A guide to Alexa Video Skills and why they are the future of TV and Voice experiences

FX Digital's guide to Alexa Video Skills takes a look at how Amazon could shape the future of our viewing and voice experience...
by Ramsey Marwan, 5th March 2020

What is a Video Skill?

Amazon’s strong backing of its voice technology, Alexa, has shown no signs of abating in recent times.  Through the creation of the Video Skill API and its dissemination to the wider development community, Amazon have opened up vast opportunities for developers to create experiences that “enable the far-field control of video devices and streaming services using an Alexa device”. The creation of Video Skills allows Smart Home users to simply use their voice to ask for content that they love, instead of having to pick up the TV remote or console controller and searching and scrolling endlessly through tiles of TV shows and movies.

What is Video Skills Kit and why is it giving Amazon a big advantage in the Voice Assistant market?

Voice Skills Kit (VSK) is a set of Alexa-specific schemas and APIs that let developers build Video Skills for Alexa-enabled devices. This is a massive advantage to Amazon in their ongoing battle with Google for the voice market. Google do not currently offer anything akin to Video Skills and with Amazon releasing this functionality before them, this may prove limiting to Google in the future as the industry progresses. Google have to rely on brands uploading video content to YouTube to make it accessible and playable through voice. On the other hand, Amazon has now enabled media firms access to their ecosystem through APIs or applying video schema tags. This means that brands do not need to upload their content elsewhere for it to be discoverable in the Amazon ecosystem.

What is the difference between a Video Skill and a Custom Skill for Video?

By using the Video Skill API, Alexa can determine which devices and services the user has and which top-titles are available for them to watch. As any Alexa user will know, using custom skills requires the user to invoke the skill on a specific device and the user can only interact with Alexa on that device, however, in the case of Video Skills, individual Echo Dots can be used to control a Fire TV stick or set-top box in the same room.

For example, a user could search for content by saying “Alexa, play Guardians of the Galaxy” and Alexa would surface all the Video Skills that offer the Guardians of the Galaxy movie.
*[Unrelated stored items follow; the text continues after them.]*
+    const bool help = T < NW && NQB >= 2;
+    const int nown = help ? NQB - 1 : NQB;
+    f32x16 dv0 = zero16(), dv1 = zero16(), dk0 = zero16(), dk1 = zero16();
+    bf16x8 pf[2], sf[2];
+    if (comp) {
+        if (wave < T) {
+            for (int qb = 0; qb < nown; ++qb) {
+                bwd_eval_pair<BIAS>(a, c, rd, qb, wave, Lqp, Lkp, h, lane, pf, sf);
+                ds_tile_put(dSt + (size_t)(wave * NQB + qb) * AT_TILE, sf, m, hh);
+                if (qb + 1 < nown) bwd_contract_kv(rd.fresh(), qb, pf, sf, dv0, dv1, dk0, dk1);
+            }
+        } else if (help) {
+            for (int t = wave - T; t < T; t += NW - T) {
+                bwd_eval_pair<BIAS>(a, c, rd, NQB - 1, t, Lqp, Lkp, h, lane, pf, sf);
+                ds_tile_put(dSt + (size_t)(t * NQB + NQB - 1) * AT_TILE, sf, m, hh);
+#pragma unroll
+                for (int u = 0; u < 2; ++u) *reinterpret_cast<bf16x8*>(Pt + (size_t)t * AT_TILE + (u * 64 + lane) * 16) = pf[u];
+            }
+        }
+    }
+    __syncthreads();
+    if (a.dbg & 1) return;
+    uint8_t* stg = Vs + (size_t)wave * AT_STG;
+    if (wave < T) {
+        if (comp) bwd_contract_kv(rd.fresh(), nown - 1, pf, sf, dv0, dv1, dk0, dk1);
+        if (comp && help) {
+#pragma unroll
+            for (int u = 0; u < 2; ++u) pf[u] = *reinterpret_cast<const bf16x8*>(Pt + (size_t)wave * AT_TILE + (u * 64 + lane) * 16);
+            ds_tile_get(dSt + (size_t)(wave * NQB + NQB - 1) * AT_TILE, sf, m, hh);
+            bwd_contract_kv(rd.fresh(), NQB - 1, pf, sf, dv0, dv1, dk0, dk1);
+        }
+        if (a.dbg & 4) { if (dv0[0] + dv1[1] + dk0[2] + dk1[3] == 1.2345f) a.dv[0] = (__bf16)1.f; }
+        else {
+            store_rows_T(stg, dv0, dv1, a.dv + voff, rv, 32 * wave, a.Lk, lane);
+            store_rows_T(stg, dk0, dk1, a.dk + koff, rk, 32 * wave, a.Lk, lane);
+        }
+    }
+    const int qo = NW - 1 - wave;
+    if (qo < NQB) {
+        f32x16 dq0 = zero16(), dq1 = zero16();
+        if (comp) {
+            for (int t = 0; t < T; ++t) {
+                const PadRd r2 = rd.fresh();
+#pragma unroll
+                for (int u = 0; u < 2; ++u) {
+                    const bf16x8 sb = ds_tile_tr(dSt + (size_t)(t * NQB + qo) * AT_TILE, u, r2.lane);
+                    dq0 = mfma32(r2.tr(IMG_K, 2 * t + u, 0), sb, dq0);
+                    dq1 = mfma32(r2.tr(IMG_K, 2 * t + u, 1), sb, dq1);
+                }
+            }
+        }
+        if (a.dbg & 4) { if (dq0[0] + dq1[1] == 1.2345f) a.dq[0] = (__bf16)1.f; }
+        else store_rows_T(stg, dq0, dq1, a.dq + qoff, rq, 32 * qo, a.Lq, lane);
+    }
+}
+
+template <bool BIAS>
+__device__ __forceinline__ void bwd_q_unit(const AttnArgs& a, const BwdCtx& c, const PadRd& rd0, int qb, int T, int Lqp, int Lkp, int h, int lane,
                                            f32x16& dq0, f32x16& dq1) {
     const int m = lane & 31, hh = lane >> 5;
     const int i = 32 * qb + m;
@@ -324,7 +492,7 @@
     const uint32_t rkey = __float_as_uint(c.rowt[2 * c.Lqp + i]);
     const int ic = i + c.coff - 4 * hh;
     for (int t = 0; t < T; ++t) {
-        const R rd = rd0.fresh();
+        const PadRd rd = rd0.fresh();
         f32x16 s, dp = zero16();
         if constexpr (BIAS) s = bias_tile(a.bias + ((int64_t)h * Lqp + i) * Lkp + 32 * t + 4 * hh, 1.0f / a.scale);
         else s = zero16();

They can then choose whether they would like to purchase the movie from the Prime Video Skill or play it for free from the ‘FXDigitalMovies’ skill.
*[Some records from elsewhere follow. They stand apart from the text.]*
template <int LB>
void launch_seg_bits(int in, const void* kin, uint32_t n, uint32_t n_act, uint32_t nbk, uint32_t seg, uint32_t grid,
                     uint32_t* d_order, uint32_t* d_offsets, const Scratch& s, hipStream_t st, bool hot, bool pick) {
    const uint32_t nb = n_act + 2;
    const uint32_t solo = s.hot_host && !__atomic_load_n(s.hot_host + 1, __ATOMIC_ACQUIRE) ? 1u : 0u;
    const uint32_t direct = solo && !hot ? 1u : 0u;
    unsigned long long* pick_word = direct && pick ? s.pick_word : nullptr;
    uint32_t* next_key = s.hot + ((s.hot_parity + 1u) & 1u);
    uint32_t* skew_host = s.hot_host_dev ? s.hot_host_dev + 1 : nullptr;
    const uint32_t fgrid = std::max(nbk, std::min(solo ? ceil_div(grid, kLbRows) : grid, solo ? 2048u : 1024u));
    const uint32_t epoch = solo ? next_seg_epoch(s) : 0u;
#define ORL_SF(I) hipLaunchKernelGGL((k_seg_count_scan<LB, I>), dim3(fgrid), dim3(256), 0, st, kin, n, n_act, nbk, nb, seg, s.bstart, \
                                     s.sstart, s.seg_hist, d_offsets, solo, direct, skew_host, pick_word, n_act + 1, s.seg_carry,  \
                                     s.seg_meta, s.seg_lb, s.seg_lbctl, s.seg_lb_cap, epoch, s.s4_err)
#define ORL_SS3(I, R) hipLaunchKernelGGL((k_seg_scatter<LB, I, R>), dim3(grid), dim3(256), 0, st, kin, n, n_act, nbk, seg, s.bstart,\
                                         s.sstart, s.seg_hist, d_offsets, nb, n, s.seg_carry, s.seg_meta, d_order,         \
                                         solo ? kLbRows : kScanRows,                                                         \
                                         pick_word, next_key, s.hot_host_dev)
#define ORL_SS(I) do { const int rm_ = host_rm(s.device); if (rm_ == kRmPlain) ORL_SS3(I, kRmPlain); else if (rm_ == kRmHot)             \
                           ORL_SS3(I, kRmHot); else ORL_SS3(I, kRmBallot); } while (0)
    if (in == IN_ACT) ORL_SF(IN_ACT); else ORL_SF(IN_PAIR);
    const uint32_t cb = ceil_div(1u << LB, 256);
    const uint32_t nch = ceil_div(grid, kScanRows);
    if (!solo) {
        hipLaunchKernelGGL((k_seg_scan<LB>), dim3(nch, cb), dim3(256), 0, st, s.seg_hist, s.sstart, nbk, nb,
                           s.seg_carry, s.seg_meta, d_offsets);
        hipLaunchKernelGGL((k_seg_carry<LB>), dim3(ceil_div(1u << LB, 16)), dim3(256), 0, st, s.sstart, nbk, nb, s.seg_meta,
                           s.seg_carry, d_offsets);
    }
    const uint32_t* hw = hot_cur(s);
    if (hot) hipLaunchKernelGGL(k_hot_finish, dim3(1), dim3(64), 0, st, hw, s.col_tot + nbk, nb, d_offsets);
    if (pick && !direct)
        scan_offsets_pick(d_offsets, nb, n_act + 1, n, s, st);
    else if (pick)
        s.hot_parity ^= 1u;
    else if (!direct)
        scan_inplace(d_offsets, nb, s, st);
    if (in == IN_ACT) ORL_SS(IN_ACT); else ORL_SS(IN_PAIR);
    if (hot)
        hipLaunchKernelGGL(k_hot_tail, dim3(std::min<uint32_t>(ceil_div(n / 4u, 256u * kTailUnroll), 2048u)), dim3(256), 0, st,
                           hw, s.col_tot + nbk, n, n_act + 1, s.sorted_keys, d_offsets, d_order);
#undef ORL_SF
#undef ORL_SS
#undef ORL_SS3
}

Compared to third-party custom skills, the user doesn’t have to enable the skill first for the skill to be returned in the search results. This makes discoverability less of an issue for Video Skills. Users don’t have to search for content by their top-title. Instead users can ask to play a certain genre or content that stars a particular actor. Alexa will then deliver the most relevant results, making searching and discovering content easier for the user.

The challenges of building a Video Skill

Building a Video Skill can prove more challenging to develop than a Voice Skill because of the requirements regarding certification. Like regular skills, Video Skills require submission to Amazon, where they undergo rigorous automated and in-person testing. If their performance is deemed inadequate, the Video Skill will not be approved and therefore will not be available on Alexa.

Video Skills are more susceptible to performance issues due to the sheer complexity of building them. For example loading the homepage of a video skill calls an API sequentially three times, and a slow performing back-end can vastly slow the performance of the Video Skill. FX Digital’s expert team of developers have found solutions to issues like these that ensure our Video Skills run at optimum performance and gain certification. 

What are the benefits of Video Skills?

Video Skills can enable users to control their viewing experience with their voice. For example, when a user asks Alexa for a movie name or TV show, the Alexa service will find the most appropriate Video Skill which offers that content, surfacing it to the user. Furthermore, Video Skills enable voice control for a variety of features, such as play/pause next episode, volume control and turning a device on/off. 

It is also important to bear in mind that this technology is still in its infancy. Amazon are constantly introducing new features for Video Skills. For example, a new ‘Live’ tab in the Echo Show should soon be able to display TV channels that are broadcasting right now. As Amazon continues to enrich the features of Video Skills, content providers will be able to offer an improved user experience. 

If a provider already has a Video Skill, FX Digital has created APIs that are easily reusable, making transferring content from Alexa to Fire TV a seamless process. Due to the way FX Digital creates Video Skills, using internal APIs and content-caches, serving content to both Video Skills and Fire TV simultaneously becomes a seamless process.

From a development perspective there are similarities between creating apps for Fire TV and building Video Skills. This makes it quicker and easier for FX Digital to create both a Fire TV App and Video Skill simultaneously or in phases.

Why do Video Skills win in the end?

As Video Skills improve, they will become a more suitable platform for content providers when compared to YouTube. This is because with Video Skills, the provider can control what ads are served.

Furthermore, Amazon Alexa accounts can be linked to existing user accounts in providers’ own databases, which will allow for a more consistent experience. 

As more set top boxes are incorporating Video Skill, the market for Video Skills will grow and if the user experience can be refined, consumer demand for Video Skills should also increase. This means more media brands will need to create Video Skills to ensure that customers can consume their content across Alexa.